## Exercise aim
Filter the listing for lines containing "Wdst".

## Dataset extract
# tyb311/TCCT

Measured on AMD Instinct MI355X. Metric: OCT B-scans/sec fwd+bwd(+clip+AdamW), stc_tt bs=8 1x800x1100, higher is better.
Workload: dtype bf16; 1 GPU; stc_tt --los=di bs=8/GPU 1x800x1100 (net tensors 3x800x1104); global_batch=8, parallelism=dp1, ranks=1, grad_allreduce=none, slowest_step=101

## Files before the change

include/tcct_hip.h:

```cpp
#ifndef TCCT_HIP_H
#define TCCT_HIP_H
#include <stdint.h>
#ifdef __cplusplus
extern "C" {
#endif

typedef void* tcct_stream_t;

enum { TCCT_F32 = 0, TCCT_BF16 = 1 };
enum { TCCT_ACT_NONE = 0, TCCT_ACT_LRELU = 1, TCCT_ACT_HSWISH = 2, TCCT_ACT_GELU = 3, TCCT_ACT_SIGMOID = 4,
       TCCT_ACT_ABS = 5 };
enum { TCCT_CRIT_DICE = 0, TCCT_CRIT_DICE2 = 1, TCCT_CRIT_IOU = 2, TCCT_CRIT_MSE = 3 };
enum { TCCT_MCRIT_DICE = 0, TCCT_MCRIT_DICE2 = 1, TCCT_MCRIT_IOU = 2, TCCT_MCRIT_CE = 3 };

int tcct_version(void);
const char* tcct_last_error(void);
int tcct_set_outputs_prezeroed(int on);

int tcct_image_to_nhwc4(const float* img, void* out, int N, int Csrc, int H, int Wsrc, int Wdst, int dtype,
                        tcct_stream_t stream);
int tcct_u8_gather2d(const uint8_t* src, uint8_t* dst, int N, int SH, int SW, int C, int sy0, int sx0, int sh, int sw, int DH, int DW,
                     int dy0, int dx0, int dh, int dw, int flipy, int flipx, int mul, int div, int fill, tcct_stream_t stream);
int tcct_onehot_to_index(const int64_t* onehot, uint8_t* lab, int N, int C, int64_t HW, tcct_stream_t stream);
int tcct_labels_to_u8(const int64_t* lab, uint8_t* out, int N, int H, int Wsrc, int Wdst, tcct_stream_t stream);
int tcct_nhwc_to_nchw_f32(const void* x, float* y, int N, int64_t HW, int C, int dtype, tcct_stream_t stream);

int tcct_act_fwd(const void* x, void* y, int64_t n, int kind, int dtype, tcct_stream_t stream);
int tcct_act_bwd(const void* x, const void* dy, void* dx, int64_t n, int kind, int dtype, tcct_stream_t stream);
int tcct_add(const void* a, const void* b, void* y, int64_t n, int dtype, tcct_stream_t stream);
int tcct_add_act_fwd(const void* a, const void* b, void* y, int64_t n, int kind, int dtype, tcct_stream_t stream);
int tcct_add_act_bwd(const void* a, const void* b, const void* dy, void* dx, int64_t n, int kind, int dtype,
                     tcct_stream_t stream);
int tcct_residual_fwd(const void* x, const void* z, const float* scale, void* y, int B, int64_t per_sample,
                      int dtype, tcct_stream_t stream);
int tcct_scale_rows(const void* x, const float* scale, void* y, int B, int64_t per_sample, int dtype,
                    tcct_stream_t stream);
int tcct_affine2_add(const void* y1, const float* ab1, const void* y2, const float* ab2, void* z, int64_t M, int C, int dtype, tcct_stream_t stream);
int tcct_add3_scale(const void* a, const void* b, const void* c, void* y, int64_t n, float alpha, int dtype,
                    tcct_stream_t stream);
int tcct_scale(const void* x, void* y, int64_t n, float alpha, int dtype, tcct_stream_t stream);
int tcct_concat2(const void* a, const void* b, void* y, int64_t M, int Ca, int Cb, int dtype, tcct_stream_t stream);
int tcct_split2(const void* dy, void* da, void* db, int64_t M, int Ca, int Cb, int dtype, tcct_stream_t stream);
int tcct_axpy_f32(const float* x, float* y, int64_t n, float alpha, tcct_stream_t stream);
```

## Task output
int tcct_image_to_nhwc4(const float* img, void* out, int N, int Csrc, int H, int Wsrc, int Wdst, int dtype,
int tcct_labels_to_u8(const int64_t* lab, uint8_t* out, int N, int H, int Wsrc, int Wdst, tcct_stream_t stream);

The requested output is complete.